US Department of Transportation Secretary Anthony Foxx stated that:

"This is the first step to allowing the film and television industry to use unmanned aircraft systems in our nation's airspace, and is a milestone in the wider effort to allow unmanned aircraft for many different types of commercial use."

Sky's the limit

As implied by Anthony Foxx, the commercial uses for drones seem endless. Some advertisers are even using drones to fly banner ads. DroneCast is a Philadelphia start-up that launched recently and uses actual banners that can run as long as six feet and fly about 25 feet in the air. Many operators do so with or without permission. The potential impact on the advertising and marketing landscape becomes exponential. For example, with a few companies having commercial approval to operate drones for production purposes, the market's competition changes. Some having access to heightened technology, and not others, may cause a frenzy for additional FAA approvals. The more frequently the public has access to the sensational imagery enabled by drone technology, the higher the demand there will be for it. Traditional filming mechanisms may no longer be adequate in terms of commercial advertising (whether it be for ads in film, for television or online). The fact that the door has been opened to some may, in the long term, make it impossible not to use this technology in a widespread fashion.

Still some time before take-off

Regardless of the many commercial possibilities, federal and state legislators and law enforcement agencies remind us that widespread exploitation of drones may be further off in the future than we might imagine. For example, flying drones at an altitude of more than 400 feet means that they enter protected airspace and could interfere with air traffic control. Recreational use (as opposed to commercial use) is less strictly regulated and exhibits some of the same dangers that regulators must consider with respect to commercial use. For example, recreational drone users have been fined and penalised for various safety reasons. According to the New York Times, two men were charged with reckless endangerment after the New York Police Department said that a drone the men were flying in Upper Manhattan came within 800 feet of a police helicopter near the George Washington Bridge in July. This appears to be one of several incidents related to recreational use that have recently occurred in New York.

Additionally, certain cityscapes are less appropriate for widespread use of UAS (whether such use be commercial or recreational), such as New York City, which Sen Charles Schumer recently called the "Wild West of drones". The threat posed is that the airspace is not as open and operators have no way to communicate with one another for traffic control. Even in open spaces there are safety concerns. Individuals liken operating a drone to playing a videogame – not particularly difficult, but easy to make a mistake. Drones are readily accessible and can be purchased online for less than $100. Reports of drone crashes are on the rise and are now commonplace. Others continue to point to the fact that there are so many positive uses – cameras on drones have allegedly found missing children and stranded hikers, and cameras specifically suited for drones continue to improve. GoPro just announced a camera (the Hero4 Black) which, combined with drone technology, may continue to revolutionise media. The Hero4 Black allows filmmakers to shoot 4k digital at 30 frames per second and is touted as the most advanced GoPro ever, with improved image quality and a processor that is twice as powerful. However, imagining a new universe with the risk of a drone potentially crashing onto a car windshield or flying into a consumer's house reminds us that various downsides and limitations remain.

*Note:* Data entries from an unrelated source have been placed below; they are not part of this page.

# elliottower/gobblet-rl

Measured on AMD Instinct MI355X. Metric: env-steps/sec at 2^20 parallel boards, 1/2/4/8 MI355X; bit-exact mask/winner, higher is better.
Workload: dtype int8

## Files before the change

### gobblet-rl_amd/csrc/gobblet_hip.hip

```cpp
#include "gobblet_device.h"

#include <stdio.h>
#include <algorithm>
#include <type_traits>
#include <utility>
#include <stdlib.h>
#include <string.h>

#include "../../include/gobblet_hip.h"
#include "gobblet_diag.h"
#include "gobblet_knobs.h"

using namespace gbl;

namespace {

thread_local char g_err[256] = "";

int fail(int code, const char *msg)
{
    snprintf(g_err, sizeof g_err, "%s", msg);
    return code;
}

// ... 830 lines not shown
        }
        if (A.first_actions && t == 0) {
            action = given;
            if (SC)
                y = play_ply<false, PAIR>(p, row, mover, legal, action, A.illegal_mode, j);
            else
                y = play_ply<false, PAIR>(p, NoRow{}, mover, legal, action, A.illegal_mode, j);
        } else {
            if (SC)
                y = play_ply<true, PAIR>(p, row, mover, legal, action, A.illegal_mode, j);
            else
                y = play_ply<true, PAIR>(p, NoRow{}, mover, legal, action, A.illegal_mode, j);
        }
        GBL_PHASE_DEP(2, (uint32_t)y.winner + p.nz);
        dn = y.terminal ? 1 : 0;
        uint64_t legal_next = legal54(p, mover);
        if (y.terminal) {
            p = Planes{0u, 0u, 0u};
            mover = 0;
            legal_next = kLegalEmpty;
            if (SC) row.reset();
        }
        GBL_PHASE_DEP(3, p.nz);
        if (t) {
            if constexpr (OB) sub_store<kObs, kRowPolicy, BPS>(odst, vo, lane, obytes & ~15);
            if constexpr (MK) sub_store<kActions, kRowPolicy, BPS>(mdst, vm, lane, mbytes & ~15);
        }
        if constexpr (SC) {
            tcount = next_turn(tcount, y, 1);
            treset = treset || y.terminal;
            if (A.counters) {
                games += __popcll(__ballot(valid && j == 0 && y.terminal));
                w1 += __popcll(__ballot(valid && j == 0 && y.winner == 1));
                w2 += __popcll(__ballot(valid && j == 0 && y.winner == -1));
            }
            {
                const uint16_t rw = (uint16_t)((y.r0 & 0xFF) | ((y.r1 & 0xFF) << 8));
                if (sc_act) sc_act[at] = action;
                if (sc_rw) sc_rw[at] = rw;
                if (sc_b0) sc_b0[at] = (int8_t)(LPB == 1 ? y.winner : b0_is_mover ? mover : b0_is_winner ? y.winner : dn);
                if constexpr (LPB <= 2) {
                    if (sc_b1) sc_b1[at] = (int8_t)(LPB == 1 ? dn : y.winner);
                }
                if constexpr (LPB == 1) {
                    if (sc_b2) sc_b2[at] = (int8_t)mover;
                }
                at += A.ply_stride;
            }
        }
        GBL_PHASE(4);
        if constexpr (OB) {
            sub_obs_zero<BPS>(obs_img, lane);
            wave_lds_fence();
            obs_scatter_part<LPB>(reinterpret_cast<uint8_t *>(obs_img) + bq * kObs, p, mover, j);
            wave_lds_fence();
            odst = obs_at;
            obs_at += obs_step;
            sub_fetch<kObs, BPS>(obs_img, lane, vo);
            if (!full) sub_tail(odst, obs_img, lane, obytes);
            wave_lds_fence();
        }
        GBL_PHASE(5);
        legal = legal_next;
        GBL_PHASE_DEP(6, (uint32_t)legal);
        if constexpr (MK) {
            mask_row_part<LPB>(reinterpret_cast<uint8_t *>(mask_img) + bq * kActions, legal, j);
            wave_lds_fence();
            mdst = mask_at;
            mask_at += mask_step;
            sub_fetch<kActions, BPS>(mask_img, lane, vm);
            if (!full) sub_tail(mdst, mask_img, lane, mbytes);
            wave_lds_fence();
        }
        GBL_PHASE(7);
    }
    GBL_PHASE(7);
    GBL_PHASE_FLUSH(wave_index());
    if (plies) {
        if constexpr (OB) sub_store<kObs, kRowPolicy, BPS>(odst, vo, lane, obytes & ~15);
        if constexpr (MK) sub_store<kActions, kRowPolicy, BPS>(mdst, vm, lane, mbytes & ~15);
    }
    if constexpr (SC) {
        wave_lds_fence();
        sub_out<kCells, kStorePlain, BPS>(A.state + sub * (BPS * kCells), img, lane, rows);
        if (valid && j == 0) {
            A.to_move[b] = (int8_t)mover;
            A.done[b] = (int8_t)dn;
            if (A.turn) A.turn[b] = treset ? tcount : A.turn[b] + tcount;
        }
        if (A.counters && lane == 0) tally_flush(A.counters, sub >> SH, rows, plies, games, w1, w2);
    }
}
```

Advertisers and media companies, stay tuned

Although the technology exists for flying cars (à la The Jetsons), safety concerns have prevented their advancement beyond the concept stage. Similarly, there are many reasons why the widespread commercial use of drones may pose great danger and therefore be far off in the future. Moving on from Superman to Spiderman, the following tagline comes to mind: "With great power comes great responsibility." Nevertheless, allowing UAS for limited film and television production in the current marketplace means internet advertising and other forms of media will need to keep up. The visual capabilities enabled by this technology may become something akin to high-definition video: expected by the consumer.